Look through the data that follows and copy each line with the string "profile".

_Records for this task_
==*==

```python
SYMBOLS = [
    "vsx_version_string", "vsx_device_count", "vsx_last_error", "vsx_create", "vsx_destroy",
    "vsx_seqset_create", "vsx_seqset_create_both_strands", "vsx_seqset_create_from_device", "vsx_seqset_destroy", "vsx_seqset_count",
    "vsx_plan_create", "vsx_plan_run", "vsx_plan_sync", "vsx_plan_fetch", "vsx_plan_export_hits", "vsx_plan_export_runs",
    "vsx_cigar_from_runs", "vsx_plan_destroy",
    "vsx_align_pairs", "vsx_align_pairs_filtered", "vsx_align_pairs_ranked", "vsx_ranked_free", "vsx_plan_set_filter", "vsx_results_free", "vsx_plan_describe",
]
SEARCH_SYMBOLS = ["vsx_search_opts_default", "vsx_searcher_create", "vsx_searcher_destroy", "vsx_searcher_db_text", "vsx_search_batch",
                  "vsx_search_batch_meta", "vsx_searcher_set_meta",
                  "vsx_hits_free", "vsx_search_candidates", "vsx_search_candidates_batch", "vsx_candidates_free", "vsx_lma_align", "vsx_allpairs_block", "vsx_allpairs_rows", "vsx_allpairs_stream", "vsx_cluster_fast", "vsx_cluster_out_free", "vsx_msa", "vsx_msa_out_free",
                  "vsx_msa_device", "vsx_msa_device_batch", "vsx_dust_mask", "vsx_abundance_ratio_cmp",
                  "vsx_multi_searcher_create", "vsx_multi_searcher_destroy", "vsx_multi_searcher_devices", "vsx_multi_searcher_replica",
                  "vsx_multi_search_batch", "vsx_multi_allpairs",
                  "vsx_chimera_opts_default", "vsx_uchime_ref", "vsx_chimera_last_stats",
                  "vsx_chimera_denovo_opts_default", "vsx_uchime_denovo", "vsx_chimera_denovo_last_stats",
                  "vsx_chimeras_long_opts_default", "vsx_chimeras_denovo", "vsx_chimeras_denovo_last_stats",
# ... 191 lines not shown
                ("gaps", C.POINTER(C.c_uint16)), ("verdict", C.POINTER(C.c_uint8)), ("id", C.POINTER(C.c_double)),
                ("cigar_off", C.POINTER(C.c_uint64)), ("cigar_blob", C.POINTER(C.c_char)), ("cigar_bytes", C.c_uint64),
                ("n_undecided", C.c_uint64), ("undecided", C.POINTER(C.c_uint32))]


class Filter(C.Structure):
    _fields_ = [("iddef", C.c_int32), ("leftjust", C.c_int32), ("rightjust", C.c_int32), ("pad", C.c_int32),
                ("id", C.c_double), ("weak_id", C.c_double), ("maxid", C.c_double), ("mid", C.c_double),
                ("query_cov", C.c_double), ("target_cov", C.c_double),
                ("maxsubs", C.c_int64), ("maxgaps", C.c_int64), ("mincols", C.c_int64), ("maxdiffs", C.c_int64)]


class PlanInfo(C.Structure):
    _fields_ = [("tasks", C.c_uint64), ("tasks_tilted", C.c_uint64), ("tasks_tracked", C.c_uint64),
                ("rows_dominant", C.c_uint32), ("chunks", C.c_uint32), ("tasks_max3", C.c_uint64),
                ("tasks_sparse", C.c_uint64), ("waves", C.c_uint64), ("tasks_pair", C.c_uint64)]


class Timing(C.Structure):
    _fields_ = [("forward_ms", C.c_float), ("traceback_ms", C.c_float), ("total_ms", C.c_float),
                ("forward_launches", C.c_uint32), ("traceback_launches", C.c_uint32),
                ("cells", C.c_uint64), ("dir_bytes", C.c_uint64)]


class ClusterOut(C.Structure):
    _fields_ = [("n", C.c_uint64), ("n_clusters", C.c_uint64), ("clusterno", C.POINTER(C.c_uint32)), ("hits", Hits)]


class MsaOut(C.Structure):
    _fields_ = [("alnlen", C.c_uint64), ("n_rows", C.c_uint64), ("conslen", C.c_uint64), ("rows", C.POINTER(C.c_char)),
                ("consensus", C.POINTER(C.c_char)), ("profile", C.POINTER(C.c_uint64))]
# ... 125 lines not shown
```

vsearch_amd/csrc/ubench_d16.hip:

```cpp
#include <hip/hip_runtime.h>
#include <cstdio>
#include <cstdlib>

#define CK(x) do { hipError_t e = (x); if (e != hipSuccess) { fprintf(stderr, "%s:%d %s\n", __FILE__, __LINE__, hipGetErrorString(e)); exit(1); } } while (0)

__global__ void k_semantics(unsigned * out)
{
  __shared__ unsigned short tab[256];
  tab[threadIdx.x] = (unsigned short) (0x1100u + threadIdx.x);
  tab[threadIdx.x + 64] = (unsigned short) (0x2200u + threadIdx.x);
  __syncthreads();
  const unsigned addr = (unsigned) (size_t) tab + threadIdx.x * 2u;
  unsigned hi = 0xDEADBEEFu, lo = 0xDEADBEEFu, u16 = 0xDEADBEEFu;
  asm volatile("ds_read_u16_d16_hi %0, %3 offset:128\n"
               "ds_read_u16_d16 %1, %3\n"
               "ds_read_u16 %2, %3\n"
               "s_waitcnt lgkmcnt(0)\n" : "+v"(hi), "+v"(lo), "+v"(u16) : "v"(addr));
  out[threadIdx.x * 3 + 0] = hi;
  out[threadIdx.x * 3 + 1] = lo;
  out[threadIdx.x * 3 + 2] = u16;
}

typedef _Float16 f16x2 __attribute__((ext_vector_type(2)));
typedef unsigned short us2 __attribute__((ext_vector_type(2)));
// ... 53 lines not shown
        uint4 v4 = make_uint4(0, 0, 0, 0);
#pragma unroll
        for (int r = 0; r < R; ++r)
          {
            if ((r & 3) == 0) v4 = q4[r >> 2];
            const unsigned V = (r & 3) == 0 ? v4.x : ((r & 3) == 1 ? v4.y : ((r & 3) == 2 ? v4.z : v4.w));
            const unsigned h0 = Hd + V;
            const unsigned h2 = max3(h0, F, E[r]);
            Hd = hin[r];
            hout[r] = h2;
            const unsigned he = h2 - go;
            F = pmaxu(F, he);
            E[r] = pmaxu(E[r], he);
          }
      }
    else
      {
        const unsigned aA = (unsigned) (size_t) QP + (ca * (16 * R) + (unsigned) l * R) * 2u;
        const unsigned aB = (unsigned) (size_t) QP + (cb * (16 * R) + (unsigned) l * R) * 2u;
        unsigned lo[R], hi[R];
#define LOAD2(k) asm volatile("ds_read_u16 %0, %4 offset:%6\n ds_read_u16_d16_hi %1, %5 offset:%6\n ds_read_u16 %2, %4 offset:%7\n ds_read_u16_d16_hi %3, %5 offset:%7\n" \
                              : "=&v"(lo[2 * (k)]), "=&v"(hi[2 * (k)]), "=&v"(lo[2 * (k) + 1]), "=&v"(hi[2 * (k) + 1]) : "v"(aA), "v"(aB), "n"(4 * (k)), "n"(4 * (k) + 2))
#define WAIT2(k, n) asm volatile("s_waitcnt lgkmcnt(" #n ")" : "+v"(lo[2 * (k)]), "+v"(hi[2 * (k)]), "+v"(lo[2 * (k) + 1]), "+v"(hi[2 * (k) + 1]))
        LOAD2(0); LOAD2(1);
#pragma unroll
        for (int k = 0; k < R / 2; ++k)
          {
            if (k + 1 < R / 2) { WAIT2(k, 4); } else { WAIT2(k, 0); }
#pragma unroll
            for (int rr = 0; rr < 2; ++rr)
// ... 25 lines not shown
{
  const int blocks = 1024 * waves_per_simd, steps = 2000;
  unsigned * out; CK(hipMalloc(&out, (size_t) blocks * 64 * 4));
  hipEvent_t e0, e1; CK(hipEventCreate(&e0)); CK(hipEventCreate(&e1));
  hipLaunchKernelGGL(k_rows<MODE>, dim3(blocks), dim3(64), 0, 0, 20, out, 1u);
  CK(hipDeviceSynchronize());
  CK(hipEventRecord(e0));
  hipLaunchKernelGGL(k_rows<MODE>, dim3(blocks), dim3(64), 0, 0, steps, out, 1u);
  CK(hipEventRecord(e1));
  CK(hipEventSynchronize(e1));
  float ms; CK(hipEventElapsedTime(&ms, e0, e1));
  unsigned h0 = 0;
  CK(hipMemcpy(&h0, out, 4, hipMemcpyDeviceToHost));
  const double cycles = ms * 1e-3 * 2.4e9;
  printf("mode %d (%s) waves/SIMD %d: %8.3f ms, %.1f cycles per lane-row and wave   [check %08x]\n", MODE,
         MODE == 0 ? "b64 loads + perm, 6 VALU per row" : (MODE == 1 ? "u16 loads, add3, 5 VALU per row" : "pair profile, b128 loads, 5 VALU per row"), waves_per_simd, ms,
         cycles / ((double) steps * R * waves_per_simd), h0);
  CK(hipFree(out));
}
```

==*==

_Result_
                ("consensus", C.POINTER(C.c_char)), ("profile", C.POINTER(C.c_uint64))]
         MODE == 0 ? "b64 loads + perm, 6 VALU per row" : (MODE == 1 ? "u16 loads, add3, 5 VALU per row" : "pair profile, b128 loads, 5 VALU per row"), waves_per_simd, ms,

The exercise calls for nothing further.